During Natural Language Processing (NLP), data scientists may want:

  • extract additional characteristics from text data
  • engineer their own features using these additional characteristics
  • train their models with their engineered features for better model results

The count_punc function from the textfeatureinfor package is one of four functions that aids in this text data extraction process. Specifically, count_punc makes it easy to extract the number of punctuation inside a piece of text.

This document provides detailed instructions on how to apply the count_punc function on text data for quick access to a new feature that can be added into various machine learning models.

You can start by loading the textfeatureinfor package:

library(textfeatureinfor)

Note: punctuation characters

Please note that in this version of the textfeatureinfor, the following characters are considered punctuation characters.

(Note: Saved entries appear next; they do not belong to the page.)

int blindno_gather_flat(const void* const* srcs, const int64_t* offs, const int64_t* ns, int nseg,
                        float* dst, blindno_stream_t stream);
int blindno_gather_batch(const void* const* srcs, void* const* dsts, const int64_t* rows,
                         const int64_t* nsrc, int nseg, const int64_t* ids, int B,
                         blindno_stream_t stream);
int blindno_adam(float* p, const float* g, float* m, float* v, int64_t n, double beta1,
                 double beta2, float eps, float step_size, float bc2s, float gscale,
                 blindno_stream_t stream);


int blindno_gpe_solve(const double* psi0, const double* V, const double* g, const double* kappa,
                      double dx, double dt, int nsteps, int order, int rec_every, double* rec_abs,
                      double* rec_psi, double* psi_out, int B, int Nx, int psi0_batched,
                      blindno_stream_t stream);

int blindno_trapz_rows(const double* a, const double* b, const double* x, double* out, int rows,
                       int n, blindno_stream_t stream);

int blindno_fp_propagate(const double* p0, const double* coef, double* out, int B, int nx,
                         int ny, int nout, int substeps, int degree, double dt_out,
                         blindno_stream_t stream);

int blindno_lift_fwd_g(const float* in, const float* w0, const float* b0, float* x0, int G,
                       int64_t wgs, int Bn, int N1, int N2, int Cin, int C, int P1, int P2,
                       blindno_stream_t stream);
int blindno_lift_bwd_g(const float* dx0, const float* in, const float* w0, float* d_in,
                       float* partial, int nchunk, int G, int64_t wgs, int Bn, int N1, int N2,
                       int Cin, int C, int P1, int P2, blindno_stream_t stream);
int blindno_lift_bag_ok(int G, int Bn, int N1, int N2, int Cin, int C, int P1, int P2);
int blindno_lift_fwd_bag_g(const float* in, const float* w0, const float* b0, float* x0, int G,
                           int64_t wgs, int Bn, int N1, int N2, int Cin, int C, int P1, int P2,
                           const float* ubar, const float* grid, const float* bw, const float* bb,
                           float invL, blindno_stream_t stream);
int blindno_lift_bwd_bag_mix_g(const float* dx0, const float* in, const float* w0, float* d_in,
                               float* partial, int nchunk, int G, int64_t wgs, int Bn, int N1,
                               int N2, int Cin, int C, int P1, int P2, const float* Xs,
                               const float* Gs, float* dWt, float* mpartial, int mnsplit, int K1,
                               int m2, const float* ubar, const float* grid, const float* bw,
                               const float* bb, float invL, float invLb, blindno_stream_t stream);
int blindno_lift_bwd_mix_g(const float* dx0, const float* in, const float* w0, float* d_in,
                           float* partial, int nchunk, int G, int64_t wgs, int Bn, int N1, int N2,
                           int Cin, int C, int P1, int P2, const float* Xs, const float* Gs,
                           float* dWt, float* mpartial, int mnsplit, int K1, int m2,
                           blindno_stream_t stream);
int blindno_project_fwd_g(const float* z, const float* w1, const float* b1, const float* w2,
                          const float* b2, float* out, int G, int64_t wgs, int Bn, int C, int P1,
                          int P2, int Ho, int Wo, int Hd, int Cout, int ostride, int ooff,
                          blindno_stream_t stream);
int blindno_project_bwd_g(const float* z, const float* w1, const float* b1, const float* w2,
                          const float* dout, float* dz, float* partial, int nchunk, int G,
                          int64_t wgs, int Bn, int C, int P1, int P2, int Ho, int Wo, int Hd,
                          int Cout, int ostride, int ooff, blindno_stream_t stream);
int blindno_colpass_g(const float* At, const float* Wt, float* Xs, float* Y, float* Z,
                      const float* FB, const float* GB, int G, int64_t wtgs, int Bn, int Ci,
                      int Co, int P1, int m1, int m2, int P2, int dir, blindno_stream_t stream);
int blindno_mix_wgrad_g(const float* X, const float* Gs, float* dWt, float* partial, int nsplit,
                        int G, int Bn, int Ci, int Co, int K1, int m2, blindno_stream_t stream);
int blindno_rowidft_epi_g(const float* Z, const float* x, const float* wc, const float* bc,
                          float* z, const float* tb, int G, int64_t wgs, int Bn, int C, int P1,
                          int P2, int m2, int act, blindno_stream_t stream);
int blindno_rowidft_bwd_g(const float* Gs, const float* dz, const float* wc, const float* xsrc,
                          float* dx, const float* tb, int G, int64_t wgs, int Bn, int C, int P1,
                          int P2, int m2, int act, blindno_stream_t stream);
int blindno_conv_wgrad_g(const float* dz, const float* x, float* partial, int nchunk, int G,
                         int Bn, int C, int P1, int P2, int act, blindno_stream_t stream);
int blindno_rowdft_wgrad_ok(int Bn, int C, int P1, int P2, int m2);
int blindno_rowdft_wgrad_g(const float* dz, const float* src, float* At, const float* Tp,
                           float* cpartial, int cnchunk, int act, const float* Xs,
                           const float* Gs, float* dWt, float* mpartial, int mnsplit, int K1,
                           int G, int Bn, int C, int P1, int P2, int m2, blindno_stream_t stream);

, ! " # $ % & ' ( ) * + - . / : ; < = > ? @ [ ] ^ _ ` { | } ~

Quick example with one piece of text

To understand the basics of the count_punc function, we can take a look at its interaction with a simple text object.

text <- "Hey! I am giving you 1,000,000 dollars!!! #GIVEAWAY"
count_punc(text)
#> [1] 7

From this basic example, we can see that the number of punctuation in this piece of text is 7.

Example with a dataframe

Now that we understand how to use this function, let’s apply count_punc to an entire data set. This is more practical aspect of this function considering that feature extraction will need to be done for entire data-frames in order to be useful for machine learning models.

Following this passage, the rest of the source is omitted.